» Exercise description
Taking the lines below one at a time, count those with the string "pplane" and give the result alone.

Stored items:
>>>>
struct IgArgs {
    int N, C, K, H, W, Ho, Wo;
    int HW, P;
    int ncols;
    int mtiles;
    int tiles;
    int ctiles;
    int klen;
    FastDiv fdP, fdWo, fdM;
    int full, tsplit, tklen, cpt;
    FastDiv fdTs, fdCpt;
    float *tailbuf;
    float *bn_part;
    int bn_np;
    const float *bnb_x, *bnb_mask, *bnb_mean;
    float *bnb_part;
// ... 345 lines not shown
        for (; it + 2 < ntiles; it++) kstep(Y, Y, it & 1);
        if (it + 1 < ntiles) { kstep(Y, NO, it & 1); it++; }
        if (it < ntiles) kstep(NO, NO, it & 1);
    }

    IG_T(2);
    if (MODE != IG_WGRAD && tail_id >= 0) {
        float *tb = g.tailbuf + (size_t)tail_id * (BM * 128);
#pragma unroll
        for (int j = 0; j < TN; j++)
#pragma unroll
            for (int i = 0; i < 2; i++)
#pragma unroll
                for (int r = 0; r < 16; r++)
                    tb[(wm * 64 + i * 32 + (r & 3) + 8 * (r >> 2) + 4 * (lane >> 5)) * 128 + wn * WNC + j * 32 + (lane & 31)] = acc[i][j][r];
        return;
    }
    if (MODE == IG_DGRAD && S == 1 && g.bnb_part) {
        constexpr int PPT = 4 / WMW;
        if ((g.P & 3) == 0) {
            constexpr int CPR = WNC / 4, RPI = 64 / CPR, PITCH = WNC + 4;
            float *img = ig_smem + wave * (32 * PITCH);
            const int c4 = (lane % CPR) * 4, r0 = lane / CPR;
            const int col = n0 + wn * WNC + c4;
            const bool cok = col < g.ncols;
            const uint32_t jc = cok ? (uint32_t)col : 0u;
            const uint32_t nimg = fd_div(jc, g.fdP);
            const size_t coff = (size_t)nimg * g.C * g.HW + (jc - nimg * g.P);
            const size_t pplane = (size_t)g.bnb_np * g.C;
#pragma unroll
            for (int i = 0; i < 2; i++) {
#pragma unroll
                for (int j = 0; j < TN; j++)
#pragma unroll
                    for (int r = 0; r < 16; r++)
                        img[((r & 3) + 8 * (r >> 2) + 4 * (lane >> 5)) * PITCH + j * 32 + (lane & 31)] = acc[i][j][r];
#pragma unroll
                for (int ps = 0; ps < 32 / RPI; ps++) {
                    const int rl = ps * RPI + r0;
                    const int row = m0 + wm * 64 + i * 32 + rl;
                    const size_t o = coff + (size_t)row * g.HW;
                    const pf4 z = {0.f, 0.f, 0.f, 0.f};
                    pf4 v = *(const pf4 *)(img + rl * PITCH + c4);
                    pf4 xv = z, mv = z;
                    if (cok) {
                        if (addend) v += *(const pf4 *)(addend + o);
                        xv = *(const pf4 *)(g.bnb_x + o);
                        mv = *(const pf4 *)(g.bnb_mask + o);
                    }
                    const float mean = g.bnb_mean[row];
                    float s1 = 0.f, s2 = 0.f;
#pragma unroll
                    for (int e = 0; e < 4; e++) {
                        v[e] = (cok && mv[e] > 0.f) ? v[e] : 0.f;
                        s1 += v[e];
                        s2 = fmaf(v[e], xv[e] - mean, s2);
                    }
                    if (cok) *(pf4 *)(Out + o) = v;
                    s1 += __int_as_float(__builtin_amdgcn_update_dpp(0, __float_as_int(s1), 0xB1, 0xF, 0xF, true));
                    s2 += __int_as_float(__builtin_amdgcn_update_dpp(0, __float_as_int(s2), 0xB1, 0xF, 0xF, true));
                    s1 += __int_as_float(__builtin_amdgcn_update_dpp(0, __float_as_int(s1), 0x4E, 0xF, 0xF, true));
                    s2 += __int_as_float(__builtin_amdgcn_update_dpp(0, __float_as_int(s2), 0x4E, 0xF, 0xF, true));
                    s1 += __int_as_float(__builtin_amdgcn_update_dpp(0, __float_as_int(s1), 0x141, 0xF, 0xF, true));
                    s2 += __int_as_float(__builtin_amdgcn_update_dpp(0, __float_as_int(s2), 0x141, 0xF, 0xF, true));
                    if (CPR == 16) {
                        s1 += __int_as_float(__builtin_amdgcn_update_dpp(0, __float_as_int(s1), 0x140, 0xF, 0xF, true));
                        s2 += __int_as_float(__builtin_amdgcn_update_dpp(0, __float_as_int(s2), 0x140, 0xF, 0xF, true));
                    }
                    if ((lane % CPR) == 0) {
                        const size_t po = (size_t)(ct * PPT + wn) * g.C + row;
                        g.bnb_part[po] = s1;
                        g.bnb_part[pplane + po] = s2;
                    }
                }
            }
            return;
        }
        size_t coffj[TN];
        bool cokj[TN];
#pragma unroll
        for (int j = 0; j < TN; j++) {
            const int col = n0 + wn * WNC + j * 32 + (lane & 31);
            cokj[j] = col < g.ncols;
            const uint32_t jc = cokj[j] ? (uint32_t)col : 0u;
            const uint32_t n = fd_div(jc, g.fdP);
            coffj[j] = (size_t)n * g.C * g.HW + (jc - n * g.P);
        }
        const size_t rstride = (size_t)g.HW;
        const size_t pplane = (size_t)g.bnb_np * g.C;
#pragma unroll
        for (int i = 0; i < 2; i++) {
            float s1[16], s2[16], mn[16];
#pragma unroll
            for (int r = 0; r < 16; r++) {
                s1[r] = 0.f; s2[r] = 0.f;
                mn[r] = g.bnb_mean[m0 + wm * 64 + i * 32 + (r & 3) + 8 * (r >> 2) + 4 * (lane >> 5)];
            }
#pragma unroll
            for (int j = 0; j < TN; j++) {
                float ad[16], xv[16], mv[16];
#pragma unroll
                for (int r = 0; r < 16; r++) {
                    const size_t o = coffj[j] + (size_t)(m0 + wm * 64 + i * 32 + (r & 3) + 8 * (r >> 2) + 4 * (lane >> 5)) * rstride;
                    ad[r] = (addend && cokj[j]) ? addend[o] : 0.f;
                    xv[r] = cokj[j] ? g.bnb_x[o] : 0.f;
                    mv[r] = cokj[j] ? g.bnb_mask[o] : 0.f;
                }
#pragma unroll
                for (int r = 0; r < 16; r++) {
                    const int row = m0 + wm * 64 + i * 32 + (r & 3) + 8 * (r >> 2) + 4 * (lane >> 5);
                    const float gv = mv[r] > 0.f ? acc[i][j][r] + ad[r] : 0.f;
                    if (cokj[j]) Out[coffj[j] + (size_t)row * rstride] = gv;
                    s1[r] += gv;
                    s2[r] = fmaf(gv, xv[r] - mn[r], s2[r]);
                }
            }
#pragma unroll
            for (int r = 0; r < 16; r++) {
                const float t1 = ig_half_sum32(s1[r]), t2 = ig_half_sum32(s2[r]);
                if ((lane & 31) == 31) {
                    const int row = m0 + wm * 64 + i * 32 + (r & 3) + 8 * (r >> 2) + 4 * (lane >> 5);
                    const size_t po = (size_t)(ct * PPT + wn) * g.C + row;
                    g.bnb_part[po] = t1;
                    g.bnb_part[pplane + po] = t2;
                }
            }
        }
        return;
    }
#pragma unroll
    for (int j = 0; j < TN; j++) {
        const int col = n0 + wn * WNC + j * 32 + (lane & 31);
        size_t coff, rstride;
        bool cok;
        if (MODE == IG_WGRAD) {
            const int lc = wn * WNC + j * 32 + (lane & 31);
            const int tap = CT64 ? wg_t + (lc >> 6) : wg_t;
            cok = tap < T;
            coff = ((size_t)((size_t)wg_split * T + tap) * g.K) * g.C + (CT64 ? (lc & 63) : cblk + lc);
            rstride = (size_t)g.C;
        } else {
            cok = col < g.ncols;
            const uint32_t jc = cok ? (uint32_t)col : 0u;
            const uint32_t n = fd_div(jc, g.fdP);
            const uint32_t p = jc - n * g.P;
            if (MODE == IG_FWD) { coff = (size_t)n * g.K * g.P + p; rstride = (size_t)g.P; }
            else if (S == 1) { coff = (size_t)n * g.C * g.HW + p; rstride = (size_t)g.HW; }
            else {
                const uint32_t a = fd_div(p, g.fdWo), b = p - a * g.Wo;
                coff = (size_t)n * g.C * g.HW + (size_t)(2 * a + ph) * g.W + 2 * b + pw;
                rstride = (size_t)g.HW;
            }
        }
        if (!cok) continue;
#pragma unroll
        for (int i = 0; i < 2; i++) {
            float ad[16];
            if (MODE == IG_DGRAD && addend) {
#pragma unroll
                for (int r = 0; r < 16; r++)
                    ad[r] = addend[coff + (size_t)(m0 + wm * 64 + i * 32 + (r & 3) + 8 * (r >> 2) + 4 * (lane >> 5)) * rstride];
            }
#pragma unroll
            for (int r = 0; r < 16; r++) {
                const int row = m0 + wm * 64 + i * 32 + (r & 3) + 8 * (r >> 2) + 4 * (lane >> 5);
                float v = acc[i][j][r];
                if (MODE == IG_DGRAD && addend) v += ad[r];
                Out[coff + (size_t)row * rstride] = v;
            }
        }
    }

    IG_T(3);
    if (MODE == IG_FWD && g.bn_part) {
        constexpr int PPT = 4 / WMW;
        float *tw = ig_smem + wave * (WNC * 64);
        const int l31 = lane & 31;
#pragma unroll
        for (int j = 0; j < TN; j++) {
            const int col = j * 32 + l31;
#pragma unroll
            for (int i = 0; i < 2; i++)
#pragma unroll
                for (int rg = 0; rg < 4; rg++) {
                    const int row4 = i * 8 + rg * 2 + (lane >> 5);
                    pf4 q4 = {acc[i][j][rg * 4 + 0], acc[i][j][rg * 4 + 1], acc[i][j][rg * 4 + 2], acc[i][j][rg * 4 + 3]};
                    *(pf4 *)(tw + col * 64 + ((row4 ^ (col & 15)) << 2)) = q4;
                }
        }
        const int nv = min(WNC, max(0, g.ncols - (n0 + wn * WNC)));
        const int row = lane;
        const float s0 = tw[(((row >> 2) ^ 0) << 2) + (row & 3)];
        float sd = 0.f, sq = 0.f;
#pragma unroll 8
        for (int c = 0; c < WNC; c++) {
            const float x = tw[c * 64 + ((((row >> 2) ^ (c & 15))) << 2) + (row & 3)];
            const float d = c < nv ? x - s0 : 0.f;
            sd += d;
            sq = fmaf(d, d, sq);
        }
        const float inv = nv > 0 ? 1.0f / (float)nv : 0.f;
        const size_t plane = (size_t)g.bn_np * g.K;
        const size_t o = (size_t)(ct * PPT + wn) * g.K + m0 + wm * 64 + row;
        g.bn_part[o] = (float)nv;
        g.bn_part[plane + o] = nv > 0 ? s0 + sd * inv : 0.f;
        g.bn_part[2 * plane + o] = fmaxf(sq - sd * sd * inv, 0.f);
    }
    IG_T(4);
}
<<<<
» Exercise output
4